Task goal —
Whenever a line in the records below contains "csrc", pick it out.

Study material —
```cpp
#define RT_ADAPTIVE_STATE_BYTES 24
int rt_render_adaptive_begin(void* fb, int max_x, int max_y, const rt_adaptive* params, const rt_world* world, rt_rand_state* d_rand_state,
                             const rt_octree* d_octree, int32_t* d_spp, void* d_state, rt_partition part, void* stream);
int rt_render_adaptive_begin_on(rt_render_ctx* ctx, void* fb, int max_x, int max_y, const rt_adaptive* params, const rt_world* world,
                                rt_rand_state* d_rand_state, const rt_octree* d_octree, int32_t* d_spp, void* d_state, rt_partition part, void* stream);
int rt_render_adaptive_refine(void* fb, int max_x, int max_y, const rt_adaptive* from, const rt_adaptive* to, const rt_world* world,
                              rt_rand_state* d_rand_state, const rt_octree* d_octree, int32_t* d_spp, void* d_state, rt_partition part, void* stream);
int rt_render_adaptive_refine_on(rt_render_ctx* ctx, void* fb, int max_x, int max_y, const rt_adaptive* from, const rt_adaptive* to,
                                 const rt_world* world, rt_rand_state* d_rand_state, const rt_octree* d_octree, int32_t* d_spp, void* d_state,
                                 rt_partition part, void* stream);

float rt_adaptive_priority(float SL, float Q, int k, float floor);
typedef struct rt_budget {
    int64_t samples;
    int32_t rounds;
    int32_t batch;
    int32_t max_spp;
    float floor;
} rt_budget;
int rt_adaptive_budget_check(const rt_budget* params);
int rt_adaptive_budget_picks(const rt_budget* params, int round, int64_t* picks);
int rt_adaptive_budget_select(rt_render_ctx* ctx, const void* d_state, int max_x, int max_y, rt_partition part, const rt_budget* params,
                              int64_t picks, uint32_t* d_list, uint32_t* d_count, void* stream);
int rt_render_adaptive_spend(void* fb, int max_x, int max_y, const rt_budget* params, const rt_world* world, rt_rand_state* d_rand_state,
                             const rt_octree* d_octree, int32_t* d_spp, void* d_state, rt_partition part, uint32_t* d_picked, void* stream);
int rt_render_adaptive_spend_on(rt_render_ctx* ctx, void* fb, int max_x, int max_y, const rt_budget* params, const rt_world* world,
                                rt_rand_state* d_rand_state, const rt_octree* d_octree, int32_t* d_spp, void* d_state, rt_partition part,
                                uint32_t* d_picked, void* stream);

int rt_render_kernel_name(const rt_world* world, const rt_octree* d_octree, int mode, char* out, int cap);

int rt_world_render_times(rt_world* world, float* ms_out, int max, int* count);

int rt_world_render_counters(rt_world* world, uint32_t* out4);
int rt_render_ctx_counters(rt_render_ctx* ctx, uint32_t* out4);

#define RT_SCHEDULE_WORDS 8
int rt_world_render_schedule(rt_world* world, uint32_t* out, int n);
int rt_render_ctx_schedule(rt_render_ctx* ctx, uint32_t* out, int n);

int rt_render_ctx_schedule_reuse(rt_render_ctx* ctx, uint64_t* reused, uint64_t* computed);
int rt_world_render_schedule_reuse(rt_world* world, uint64_t* reused, uint64_t* computed);

int rt_assemble(void* fb_full, const void* fb_parts, int max_x, int max_y, int nparts, int precision, void* stream);

int rt_split_balanced(rt_render_ctx* ctx, const rt_world* world, const rt_octree* d_octree, int max_x, int max_y, int nparts,
                      int64_t* starts , int32_t* tile_bounces, int32_t* tile_tests, int32_t* tile_columns, void* stream);
int rt_assemble_split(void* fb_full, const void* fb_parts, int max_x, int max_y, int nparts, const int64_t* starts, int64_t part_stride_px,
                      int precision, void* stream);

#define RT_MULTI_ID_BYTES 128
int rt_multi_unique_id(void* id_out );
int rt_multi_init(rt_multi** out, int rank, int nranks, const void* unique_id);
int rt_multi_probe(void);
typedef int (*rt_gather_fn)(void* user, const void* d_send, size_t send_bytes, void* d_parts, size_t part_stride_bytes, int root, void* stream);
int rt_multi_init_custom(rt_multi** out, int rank, int nranks, rt_gather_fn gather, void* user);
int rt_multi_destroy(rt_multi* m);
#define RT_SPLIT_RUNS 0
#define RT_SPLIT_BALANCED 1
#define RT_SPLIT_BALANCED_CACHED 2
int rt_multi_set_split(rt_multi* m, int mode);
int rt_multi_last_split(rt_multi* m, int64_t* starts);
int rt_multi_reserve(rt_multi* m, int max_x, int max_y, int precision, int root);
int rt_multi_render(rt_multi* m, void* fb_full, int max_x, int max_y, int ns, const rt_world* world, const rt_octree* d_octree,
                    int precision, int root, void* stream);
int rt_multi_render_adaptive(rt_multi* m, void* fb_full, int max_x, int max_y, const rt_adaptive* params, const rt_world* world,
                             const rt_octree* d_octree, int precision, int root, int32_t* d_spp_full, void* stream);
int rt_multi_last_render_ms(rt_multi* m, float* call_ms, float* kernel_ms);
int rt_multi_selftest(rt_multi* m, const void* d_src, void* d_dst, size_t bytes, void* stream);

int rt_trace_rays(const rt_world* world, const rt_octree* d_octree, const float* d_rays, int64_t n,
                  rt_hit_record* d_out, void* stream);

#define RT_DENOISE_MAX_PIXELS 1073741824
int rt_render_guides(const rt_world* world, const rt_octree* d_octree, int max_x, int max_y, rt_hit_record* d_hits, void* stream);

#define RT_DENOISE_INPUT_GAMMA 0
#define RT_DENOISE_INPUT_SUM 1
#define RT_DENOISE_MAX_LEVELS 8
#define RT_DENOISE_WORK_BYTES 32
#define RT_DENOISE_DEFAULT_LEVELS 2
#define RT_DENOISE_DEFAULT_NORMAL_POW_LOG2 4
#define RT_DENOISE_DEFAULT_SIGMA_POSITION 0.01f
#define RT_DENOISE_DEFAULT_SIGMA_COLOR 0.3f
typedef struct rt_denoise_params {
    int32_t input;
    int32_t samples;
    int32_t levels;
    int32_t normal_pow_log2;
    float sigma_position;
    float sigma_color;
} rt_denoise_params;
int rt_denoise(void* fb_out, const void* fb_in, int max_x, int max_y, const rt_hit_record* d_hits, const rt_denoise_params* params,
               void* d_work, void* stream);
int rt_denoise_check(int max_x, int max_y, const rt_denoise_params* params);

#define RT_DENOISE_VAR_EPS 1e-8f
#define RT_DENOISE_VAR_DEFAULT_LEVELS 1
#define RT_DENOISE_VAR_DEFAULT_NORMAL_POW_LOG2 4
#define RT_DENOISE_VAR_DEFAULT_PREFILTER 1
#define RT_DENOISE_VAR_DEFAULT_SIGMA_POSITION 0.01f
#define RT_DENOISE_VAR_DEFAULT_SIGMA_VARIANCE 4.0f
typedef struct rt_denoise_var_params {
    int32_t levels;
    int32_t normal_pow_log2;
    int32_t prefilter;
    float sigma_position;
    float sigma_variance;
} rt_denoise_var_params;
int rt_denoise_adaptive(void* fb_out, const void* fb_in, int max_x, int max_y, const rt_hit_record* d_hits, const void* d_state,
                        const rt_denoise_var_params* params, void* d_work, void* stream);
int rt_denoise_adaptive_check(int max_x, int max_y, const rt_denoise_var_params* params);

#define RT_TEMPORAL_HISTORY_BYTES 20
#define RT_TEMPORAL_DEFAULT_MAX_HISTORY 32
#define RT_TEMPORAL_DEFAULT_REUSE_SPECULAR 0
#define RT_TEMPORAL_DEFAULT_POSITION_TOLERANCE 0.03f
#define RT_TEMPORAL_DEFAULT_NORMAL_MIN_DOT 0.9f
typedef struct rt_temporal_params {
    int32_t max_history;
    int32_t reuse_specular;
    float position_tolerance;
    float normal_min_dot;
} rt_temporal_params;
int rt_temporal_check(int max_x, int max_y, const rt_temporal_params* params);
// ... 81 lines not shown
```

Baseline: 4837.

## Refine cached tile schedule using measured per-pixel iteration counts from prior frame

```diff
diff --git a/dd2360-raytracing_amd/csrc/rt_api.hip b/dd2360-raytracing_amd/csrc/rt_api.hip
--- a/dd2360-raytracing_amd/csrc/rt_api.hip
+++ b/dd2360-raytracing_amd/csrc/rt_api.hip
@@ -25,6 +25,9 @@
 hipError_t launch_render(const RenderArgs& A, bool tree, int mode, hipStream_t st);
 namespace fmac { hipError_t launch_render(const RenderArgs& A, bool tree, int mode, hipStream_t st); }
 hipError_t launch_tile_order(const RenderArgs& A, bool tree, int* cost, unsigned int* order, unsigned char* flags, unsigned int* long_list, hipStream_t st);
+int render_variant_of(bool tree, const DevAccel& acc);
+hipError_t launch_count_order(const RenderArgs& A, const unsigned short* iters, int* cost, unsigned int* order, unsigned char* flags, unsigned int* long_list,
+                              float solo_frac, int solo_cap_den, unsigned int* extra, hipStream_t st);
 hipError_t launch_render_h(const RenderArgs& A, bool tree, int mode, hipStream_t st);
 hipError_t launch_tile_order_h(const RenderArgs& A, bool tree, int* cost, unsigned int* order, unsigned char* flags, unsigned int* long_list, hipStream_t st);
 hipError_t launch_trace_h(const DevScene& S, const DevTree& T, bool tree, const float* rays, long long n, rt_hit_record* out, hipStream_t st);
@@ -84,6 +87,7 @@
 hipError_t read_wp_classes(unsigned long long* out, int reset);
 hipError_t read_wave_dbg(unsigned long long* out);
 hipError_t read_pilot_dbg(int* out, int n);
+hipError_t read_chain_dbg(unsigned int* out, int n_pixels);
 #endif
 }
 
@@ -272,7 +276,8 @@
 static DevGroup queue_group(rt_render_ctx& C) { return DevGroup().add(&C.d_queue, (kQueueSlots + 1) * kQueueStride * sizeof(unsigned int)); }
 static DevGroup sched_group(rt_render_ctx& C, size_t tiles) {
     return DevGroup().add(&C.d_cost, sizeof(int) * tiles).add(&C.d_order, sizeof(unsigned int) * tiles).add(&C.d_flags, tiles * 96)
-                     .add(&C.d_long, sizeof(unsigned int) * (tiles * 128 + 512)).add(&C.d_work, sizeof(int) * tiles * 2);
+                     .add(&C.d_long, sizeof(unsigned int) * (tiles * 128 + 512)).add(&C.d_work, sizeof(int) * tiles * 2)
+                     .add(&C.d_iters, sizeof(unsigned short) * tiles * 64);
 }
 static DevGroup progressive_group(rt_render_ctx& C, size_t tiles) { return DevGroup().add(&C.p_cost, sizeof(int) * tiles).add(&C.p_order, sizeof(unsigned int) * tiles); }
 static DevGroup adaptive_group(rt_render_ctx& C, size_t pixels) {
@@ -791,6 +796,7 @@
     clear_schedule(A);
     A.f_inflight = tune_value("RT_F_INFLIGHT", RT_F_INFLIGHT); A.f_inflight_dense = tune_value("RT_F_INFLIGHT_DENSE", RT_F_INFLIGHT_DENSE); A.f_static = tune_value("RT_F_STATIC", RT_F_STATIC);
     A.ad_list = nullptr; A.ad_count = nullptr; A.ad_sl = nullptr; A.ad_q = nullptr;
+    A.iters_out = nullptr;
     return A;
 }
 
@@ -838,10 +844,21 @@
     else RT_TRY(launch_zero_counters(A.queue, (int)kQueueStride, st));
     return 0;
 }
-static int schedule_frame(rt_render_ctx& C, RenderArgs& A, const rt_world* world, const rt_octree* d_octree, int ns, hipStream_t st, SchedAction act, const SchedKey& key) {
+static bool feedback_gate(const RenderArgs& A, const rt_world* world, const rt_octree* d_octree, int ns) {
+    const int min_ns = (int)tune_value("RT_FEEDBACK_MIN_NS", (float)RT_FEEDBACK_MIN_NS);
+    const bool half = world->precision == RT_PRECISION_FP16;
+    return sched_feedback_gate(ns, min_ns < 16 ? 16 : min_ns, half ? 0 : render_variant_of(d_octree != nullptr, A.tree.acc), half);
+}
+static bool feedback_enabled() { return tune_value("RT_SCHED_FEEDBACK", (float)RT_SCHED_FEEDBACK) != 0.f; }
+static int schedule_frame(rt_render_ctx& C, RenderArgs& A, const rt_world* world, const rt_octree* d_octree, int ns, hipStream_t st, SchedAction act, const SchedKey& key, bool refine) {
     const bool classify = ns >= 16;
     if (classify && world->precision != RT_PRECISION_FP16) { A.tail_list = C.d_long + (size_t)A.n_local_tiles * 64; A.tail_ws = C.d_long + (size_t)C.sched_tiles * 128; A.f_tail = tune_value("RT_F_TAIL", RT_F_TAIL); A.head_sum = (int)tune_value("RT_HEAD_SUM_SPARSE", (float)RT_HEAD_SUM_SPARSE); A.head_sum_dense = (int)tune_value("RT_HEAD_SUM_DENSE", (float)RT_HEAD_SUM_DENSE); A.head_min_load = tune_value("RT_HEAD_LOAD_DENSE", (float)RT_HEAD_LOAD_DENSE); }
-    if (act != kSchedReuse) {
+    if (refine) {
+        RT_TRY(launch_count_order(A, C.d_iters, C.d_cost, C.d_order, C.d_flags, C.d_long, tune_value("RT_FB_SOLO_FRAC", RT_FB_SOLO_FRAC),
+                                  (int)tune_value("RT_FB_SOLO_CAP_DEN", (float)RT_FB_SOLO_CAP_DEN), C.d_kept + kSchedKeptWords, st));
+        RT_TRY(launch_keep_counters(A.queue, C.d_kept, st));
+        sched_keep_refine_commit(C.keep);
+    } else if (act != kSchedReuse) {
         if (world->precision == RT_PRECISION_FP16) RT_TRY(launch_tile_order_h(A, d_octree != nullptr, C.d_cost, C.d_order, classify ? C.d_flags : nullptr, classify ? C.d_long : nullptr, st));
         else RT_TRY(launch_tile_order(A, d_octree != nullptr, C.d_cost, C.d_order, classify ? C.d_flags : nullptr, classify ? C.d_long : nullptr, st));
         if (act == kSchedCompute) {
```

Written answer —
diff --git a/dd2360-raytracing_amd/csrc/rt_api.hip b/dd2360-raytracing_amd/csrc/rt_api.hip
--- a/dd2360-raytracing_amd/csrc/rt_api.hip
+++ b/dd2360-raytracing_amd/csrc/rt_api.hip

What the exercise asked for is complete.